The book Additive Combinatorics by Terence Tao and Van Vu discuss arithmetic sequences in depth from a mathematical point of view. They establish the existence of arithmetic sequences under various conditions of your set $X$.


Example: Szemeredi Theorem

If a subset positive "density" in your lattice it has infinitely many arithmetic progressions of arbitrary length.

$$\displaystyle \mathrm{density}(E) = \limsup_{N \to \infty} \frac{|E \cap [1,N]| }{N} \geq 0$$

Let $E \subseteq \mathbb{N}$ be set of positive upper density, then $E$ has a non-trivial $k$-term arithmetic progression.

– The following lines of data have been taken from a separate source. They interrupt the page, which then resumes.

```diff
-      const uint32_t off = __umul24((uint32_t)(__umul24(iy, a.Win) + ix), (uint32_t)pix_bytes) +
-                           ((gg >> 24) & 3) * 16;
-      const uint32_t m = ok ? 0u : 0xFFFFFFFFu;
-      voff[it] = (off & ~m) | (kOOB & m);
-    }
+    const uint32_t org = (uint32_t)(iy0 * a.Win + ix0) * (uint32_t)pix_bytes;
+    const uint32_t bad = deadbad | (t.ty == 0 ? topbad : 0u) | (t.ty == g.tiles_y - 1 ? botbad : 0u) |
+                         (t.tx == 0 ? leftbad : 0u) | (t.tx == g.tiles_x - 1 ? rightbad : 0u);
+    for_live<MAXP>(nlive, [&](auto itc) {
+      constexpr int it = decltype(itc)::value;
+      voff[it] = (bad >> it) & 1 ? kOOB : lrel[it] + org;
+    });
   };
   const __amdgpu_buffer_rsrc_t w_rsrc = __builtin_amdgcn_make_buffer_rsrc(
       (void*)(wts + (size_t)wc0 * Kp * EB), 0, (wcout_pad - wc0) * Kp * EB, kRsrcFlags);
@@ -724,7 +800,7 @@
 #pragma unroll
     for (int it = 0; it < MAXW; ++it) {
       const int j = wave + NW * it;
-      if (j < WJ) dma16(w_rsrc, Wl + j * 1024, wvoff[it], c * 64);
+      if (NW * (it + 1) <= WJ || j < WJ) dma16(w_rsrc, Wl + j * 1024, wvoff[it], c * 64);
     }
   };
   auto stage = [&](int grp, int buf) {
@@ -734,18 +810,16 @@
       uint8_t* P = stages + buf * stage_bytes + gi * chunk_bytes;
       const bool tail = has_tail && c == nch - 1;
       if (tail) {
-#pragma unroll
-        for (int it = 0; it < MAXP; ++it) {
-          const int j = wave + NW * it;
-          if (j < g.pinst)
-            dma16(img_rsrc, P + j * 1024, tail && ((tailbad >> it) & 1) ? kOOB : voff[it], c * 64);
-        }
+        for_live<MAXP>(nlive, [&](auto itc) {
+          constexpr int it = decltype(itc)::value;
+          dma16(img_rsrc, P + (wave + NW * it) * 1024,
+                voff[it] | ((tailbad << (31 - it)) & 0x80000000u), c * 64);
+        });
       } else {
-#pragma unroll
-        for (int it = 0; it < MAXP; ++it) {
-          const int j = wave + NW * it;
-          if (j < g.pinst) dma16(img_rsrc, P + j * 1024, voff[it], c * 64);
-        }
+        for_live<MAXP>(nlive, [&](auto itc) {
+          constexpr int it = decltype(itc)::value;
+          dma16(img_rsrc, P + (wave + NW * it) * 1024, voff[it], c * 64);
+        });
       }
       if constexpr (!RESW) dma_weights(c, P + g.p_bytes);
     }
@@ -882,35 +956,46 @@
 #else
 #define RV_PH(i)
 #endif
-  int ti = walk.t0;
+  TileXY cur, nxt;
+  {
+    const int b = walk.t0 / tiles_img, r = walk.t0 - b * tiles_img;
+    cur = TileXY{b, r / g.tiles_x, r - (r / g.tiles_x) * g.tiles_x};
+    nxt = cur;
+  }
   int grp = 0;
   constexpr bool kDefer = !F8 && !CH && MR * NR <= 10;
   auto chain_tile = [&](const bool (&pv)[NR], const uint32_t (&opx)[NR]) {
     if constexpr (CH) {
       f32x4 bl[MR];
       bias_tile(bl);
-#pragma unroll
-      for (int n = 0; n < NR; ++n) {
-        const int px = n * 16 + col;
-#pragma unroll
-        for (int m = 0; m < MR; m += 2) {
-          uint32_t v0[2], v1[2];
-#pragma unroll
-          for (int h = 0; h < 2; ++h) {
-            float v[4];
-#pragma unroll
-            for (int i = 0; i < 4; ++i) v[i] = acc[m + h][n][i] + bl[m + h][i];
-            if (a.act) silu4(v);
-            v0[h] = pack_bf16x2(v[0], v[1]);
-            v1[h] = pack_bf16x2(v[2], v[3]);
+      auto produce = [&](auto actc) {
+#pragma unroll
+        for (int n = 0; n < NR; ++n) {
+          const int px = n * 16 + col;
+          float v[MR][4];
+#pragma unroll
+          for (int m = 0; m < MR; ++m)
+#pragma unroll
+            for (int i = 0; i < 4; ++i) v[m][i] = acc[m][n][i] + bl[m][i];
+          if constexpr (decltype(actc)::value) silu4_batch<MR>(v);
+#pragma unroll
+          for (int m = 0; m < MR; m += 2) {
+            uint32_t v0[2], v1[2];
+#pragma unroll
+            for (int h = 0; h < 2; ++h) {
+              v0[h] = pack_bf16x2(v[m + h][0], v[m + h][1]);
+              v1[h] = pack_bf16x2(v[m + h][2], v[m + h][3]);
+            }
+            const auto x0 = __builtin_amdgcn_permlane16_swap(v0[0], v0[1], false, false);
+            const auto x1 = __builtin_amdgcn_permlane16_swap(v1[0], v1[1], false, false);
+            const int qq = 2 * (quad & 1) + (quad >> 1);
+            *(v4u32*)(ch_x_lds + ((m / 2) * NR * 16 + px) * 64 + ((qq ^ swzq<false>(px)) << 4)) =
+                v4u32{x0[0], x1[0], x0[1], x1[1]};
           }
-          const auto x0 = __builtin_amdgcn_permlane16_swap(v0[0], v0[1], false, false);
-          const auto x1 = __builtin_amdgcn_permlane16_swap(v1[0], v1[1], false, false);
-          const int qq = 2 * (quad & 1) + (quad >> 1);
-          *(v4u32*)(ch_x_lds + ((m / 2) * NR * 16 + px) * 64 + ((qq ^ swzq<false>(px)) << 4)) =
-              v4u32{x0[0], x1[0], x0[1], x1[1]};
         }
-      }
+      };
+      if (a.act) produce(std::true_type{});
+      else produce(std::false_type{});
       f32x4 acc2[MR][NR];
 #pragma unroll
       for (int m = 0; m < MR; ++m)
@@ -940,16 +1025,11 @@
       f32x4 bl2[MR];
 #pragma unroll
       for (int m = 0; m < MR; ++m) bl2[m] = *(const f32x4*)(ch_b_lds + m * 16 + quad * 4);
-      ConvArgs a2 = a;
-      a2.act = 1;
-      a2.res = nullptr;
-      epilogue_fast<MR, NR>(a2, acc2, 0, pv, opx, quad, bl2);
-    }
-  };
-  auto finish = [&](int tile, EpiPend<MR, NR>& ep) {
-    const int b = tile / tiles_img;
-    const int r = tile - b * tiles_img;
-    const int ty = r / g.tiles_x, tx = r - (r / g.tiles_x) * g.tiles_x;
+      epilogue_fast_t<MR, NR, true, false>(a, acc2, 0, pv, opx, quad, bl2);
+    }
+  };
+  auto finish = [&](const TileXY& t, EpiPend<MR, NR>& ep) {
+    const int b = t.b, ty = t.ty, tx = t.tx;
     bool pv[NR];
     int pb[NR], py[NR], px[NR];
 #pragma unroll
@@ -979,12 +1059,13 @@
     } else {
       f32x4 bl[MR];
       bias_tile(bl);
-      epilogue<MR, NR>(a, acc, cout0, pv, pb, py, px, quad, bl);
+      const ConvArgs ac = kernarg_conv_args();
+      epilogue<MR, NR>(ac, acc, cout0, pv, pb, py, px, quad, bl);
     }
   };
   if constexpr (RESW)
     for (int c = 0; c < nch; ++c) dma_weights(c, smem + c * W_BYTES);
-  prep_tile(ti);
+  prep_tile(cur);
   stage(0, 0);
   __syncthreads();
   RV_PH(0);
@@ -998,15 +1079,18 @@
     }
     const bool last = grp + 1 == ngrp;
     if (s + 1 < nsteps) {
-      if (last) prep_tile(ti + walk.step);
+      if (last) {
+        nxt = tile_next(cur);
+        prep_tile(nxt);
+      }
       stage(last ? 0 : grp + 1, (s + 1) & 1);
     }
     RV_PH(1);
     compute(grp, s & 1);
     RV_PH(2);
     if (last) {
-      finish(ti, ep);
-      ti += walk.step;
+      finish(cur, ep);
+      cur = nxt;
       grp = 0;
       RV_PH(3);
     } else {
@@ -1076,17 +1160,40 @@
   }
   const bool need_geo = a.in_up || !fast;
   const TileWalk walk = tile_walk(ntiles);
+  uint32_t lpix[NR], loff1[NR], loff2[NR];
+#pragma unroll
+  for (int n = 0; n < NR; ++n) {
+    lpix[n] = wave * 16 * NR + n * 16 + col;
+    loff1[n] = lpix[n] * (uint32_t)a.in_cs * 2 + quad * 16;
+    loff2[n] = lpix[n] * (uint32_t)a.in2_cs * 2 + quad * 16;
+  }
+  auto view_bytes = [&](long pixels, int cs, int co) {
+    const long nb = pixels * cs * 2 - (long)co * 2;
+    return (int)(nb < 0 ? 0 : (nb > 0x7FFFFFFF ? 0x7FFFFFFF : nb));
+  };
   struct Geo {
-    const bf16_t* src[NR];
-    const bf16_t* src2[NR];
+    __amdgpu_buffer_rsrc_t r1, r2;
+    uint32_t off1[NR];
     bool pv[NR];
     int pb[NR], py[NR], px[NR];
   };
   auto geo = [&](int t, Geo& G) {
+    const bool live = t < walk.end;
+    const long p0 = (long)t * (64 * NR);
+    const long rem = live && p0 < npix ? npix - p0 : 0;
+    if (a.in_up)
+      G.r1 = __builtin_amdgcn_make_buffer_rsrc(
+          (void*)(a.in + a.in_co), 0,
+          live ? view_bytes((long)a.B * (a.Ho >> 1) * (a.Wo >> 1), a.in_cs, a.in_co) : 0, kRsrcFlags);
+    else
+      G.r1 = __builtin_amdgcn_make_buffer_rsrc((void*)(a.in + a.in_co + (size_t)p0 * a.in_cs), 0,
+                                               view_bytes(rem, a.in_cs, a.in_co), kRsrcFlags);
+    G.r2 = __builtin_amdgcn_make_buffer_rsrc((void*)(a.in2 + a.in2_co + (size_t)p0 * a.in2_cs), 0,
+                                             a.in2 ? view_bytes(rem, a.in2_cs, a.in2_co) : 0, kRsrcFlags);
 #pragma unroll
     for (int n = 0; n < NR; ++n) {
-      const int p = t * 64 * NR + wave * 16 * NR + n * 16 + col;
-      G.pv[n] = t < walk.end && p < npix;
+      const int p = (int)p0 + (int)lpix[n];
+      G.pv[n] = live && p < npix;
       const int pp = G.pv[n] ? p : 0;
       G.pb[n] = G.py[n] = G.px[n] = 0;
       if (need_geo) {
@@ -1095,20 +1202,23 @@
         G.py[n] = r / a.Wo;
         G.px[n] = r - G.py[n] * a.Wo;
       }
-      const size_t ps = a.in_up ? ((size_t)G.pb[n] * (a.Ho >> 1) + (G.py[n] >> 1)) * (a.Wo >> 1) +
-                                      (G.px[n] >> 1)
-                                : (size_t)pp;
-      G.src[n] = a.in + ps * a.in_cs + a.in_co + quad * 8;
-      G.src2[n] = a.in2 + (size_t)pp * a.in2_cs + a.in2_co + quad * 8 - a.split;
+      G.off1[n] = loff1[n];
+      if (a.in_up) {
+        const uint32_t ps = (uint32_t)((G.pb[n] * (a.Ho >> 1) + (G.py[n] >> 1)) * (a.Wo >> 1) + (G.px[n] >> 1));
+        G.off1[n] = G.pv[n] ? ps * (uint32_t)a.in_cs * 2 + quad * 16 : kOOB;
+      }
     }
   };
   auto load = [&](const Geo& G, int c, uint4 (&B)[NR]) {
     const bool kin = c * 32 + quad * 8 < a.Cin;
     const bool second = a.split > 0 && c * 32 >= a.split;
-#pragma unroll
-    for (int n = 0; n < NR; ++n)
-      B[n] = *(const uint4*)((G.pv[n] && kin) ? (const void*)((second ? G.src2[n] : G.src[n]) + c * 32)
-                                              : (const void*)g_zero16);
+    const __amdgpu_buffer_rsrc_t r = second ? G.r2 : G.r1;
+    const int soff = second ? (c * 32 - a.split) * 2 : c * 64;
+#pragma unroll
+    for (int n = 0; n < NR; ++n) {
+      const uint32_t vo = kin ? (second ? loff2[n] : G.off1[n]) : kOOB;
+      B[n] = __builtin_bit_cast(uint4, __builtin_amdgcn_raw_buffer_load_b128(r, (int)vo, soff, 0));
+    }
   };
   auto mma = [&](int c, const uint4 (&B)[NR], f32x4 (&acc)[MR][NR]) {
     const uint8_t* Wl = smem + c * W_BYTES;
@@ -1127,10 +1237,11 @@
     if (fast) {
       uint32_t opx[NR];
 #pragma unroll
-      for (int n = 0; n < NR; ++n) opx[n] = (uint32_t)(t * 64 * NR + wave * 16 * NR + n * 16 + col);
+      for (int n = 0; n < NR; ++n) opx[n] = (uint32_t)(t * 64 * NR) + lpix[n];
       epilogue_fast<MR, NR>(a, acc, cout0, G.pv, opx, quad, bias);
     } else {
-      epilogue<MR, NR>(a, acc, cout0, G.pv, G.pb, G.py, G.px, quad, bias);
+      const ConvArgs ac = kernarg_conv_args();
+      epilogue<MR, NR>(ac, acc, cout0, G.pv, G.pb, G.py, G.px, quad, bias);
     }
   };
   const int P = (nch + 1) & ~1;
@@ -1321,7 +1432,9 @@
                         (a.split == a.Cin || (a.in2 && a.in2_cs % 8 == 0 && a.in2_co % 8 == 0)));
   return a.k == 1 && a.stride == 1 && a.pad == 0 && a.g2_cout0 <= 0 && a.Hin == a.Ho &&
          a.Win == a.Wo && (c.mr <= T || c.mr == 1) && a.in_cs % 8 == 0 && a.in_co % 8 == 0 &&
-         !a.in8 && vcat_ok && direct_smem(a, c.mr) <= 160 * 1024;
+         !a.in8 && vcat_ok && direct_smem(a, c.mr) <= 160 * 1024 &&
+         (!a.in_up || (double)a.B * (a.Ho >> 1) * (a.Wo >> 1) * a.in_cs * 2 < 2147483647.0) &&
+         (double)a.B * a.Ho * a.Wo < 2147483647.0;
 }
 
 
diff --git a/road-vision-system_amd/csrc/conv_common.h b/road-vision-system_amd/csrc/conv_common.h
--- a/road-vision-system_amd/csrc/conv_common.h
+++ b/road-vision-system_amd/csrc/conv_common.h
@@ -34,6 +34,33 @@
   v[2] = b.x;
   v[3] = b.y;
 }
+template <int N>
+__device__ __forceinline__ void silu4_batch(float (*v)[4]) {
+  const float nl2e = __builtin_bit_cast(float, 0xBFB8AA3Bu);
+  f32x2v x[2 * N], t[2 * N];
+#pragma unroll
+  for (int i = 0; i < N; ++i) {
+    x[2 * i] = f32x2v{v[i][0], v[i][1]};
+    x[2 * i + 1] = f32x2v{v[i][2], v[i][3]};
+  }
+#pragma unroll
+  for (int i = 0; i < 2 * N; ++i) t[i] = x[i] * f32x2v{nl2e, nl2e};
+#pragma unroll
+  for (int i = 0; i < 2 * N; ++i) t[i] = f32x2v{__builtin_amdgcn_exp2f(t[i].x), __builtin_amdgcn_exp2f(t[i].y)};
+#pragma unroll
+  for (int i = 0; i < 2 * N; ++i) t[i] = t[i] + 1.0f;
+#pragma unroll
+  for (int i = 0; i < 2 * N; ++i) t[i] = f32x2v{__builtin_amdgcn_rcpf(t[i].x), __builtin_amdgcn_rcpf(t[i].y)};
+#pragma unroll
+  for (int i = 0; i < 2 * N; ++i) x[i] = x[i] * t[i];
+#pragma unroll
+  for (int i = 0; i < N; ++i) {
+    v[i][0] = x[2 * i].x;
+    v[i][1] = x[2 * i].y;
+    v[i][2] = x[2 * i + 1].x;
+    v[i][3] = x[2 * i + 1].y;
+  }
+}
 
 constexpr int kRsrcFlags = 0x00020000;
 constexpr uint32_t kOOB = 0x80000000u;
```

You could totally imagine looking for vectors arranged in various patterns rather than restrict your attention to $\mathbb{Z}$.

The book simplifies very technical Fourier analysis and probability replacing it with less technical Fourier theory and probability. 😐 They break down the heavy duty math into lemma and theorem that are useful for more specific problems. 😃


Example Consider a random set $E \subset [1,N]$ with probability $\mathbb{P}[k \in E] = \frac{1}{2}$. Any 3 evenly spaced numbers elements $a, a+d, a+2d \in \mathbb{N}$ will chosen inside $E$ with probability $\frac{1}{8}$, so we can expect many arithmetic progressions in the random set $E$.

On the other extreme is using the floor function $\{[n \sqrt{7}] : n \in \mathbb{Z}\} = \{ [ 0, 2, 5, 7, 10, 13, 15, 18, 21, 23,\dots \}$. This is about as "ordered" as you can get, and it will also have many arithmetic progressions of arbitrary length.


Then it would be up to you to consider the run-time aspects of the algorithms they are implying. It may not necessarily be easy to find arithmetic sequences in the prime or square free numbers even if we know they exist.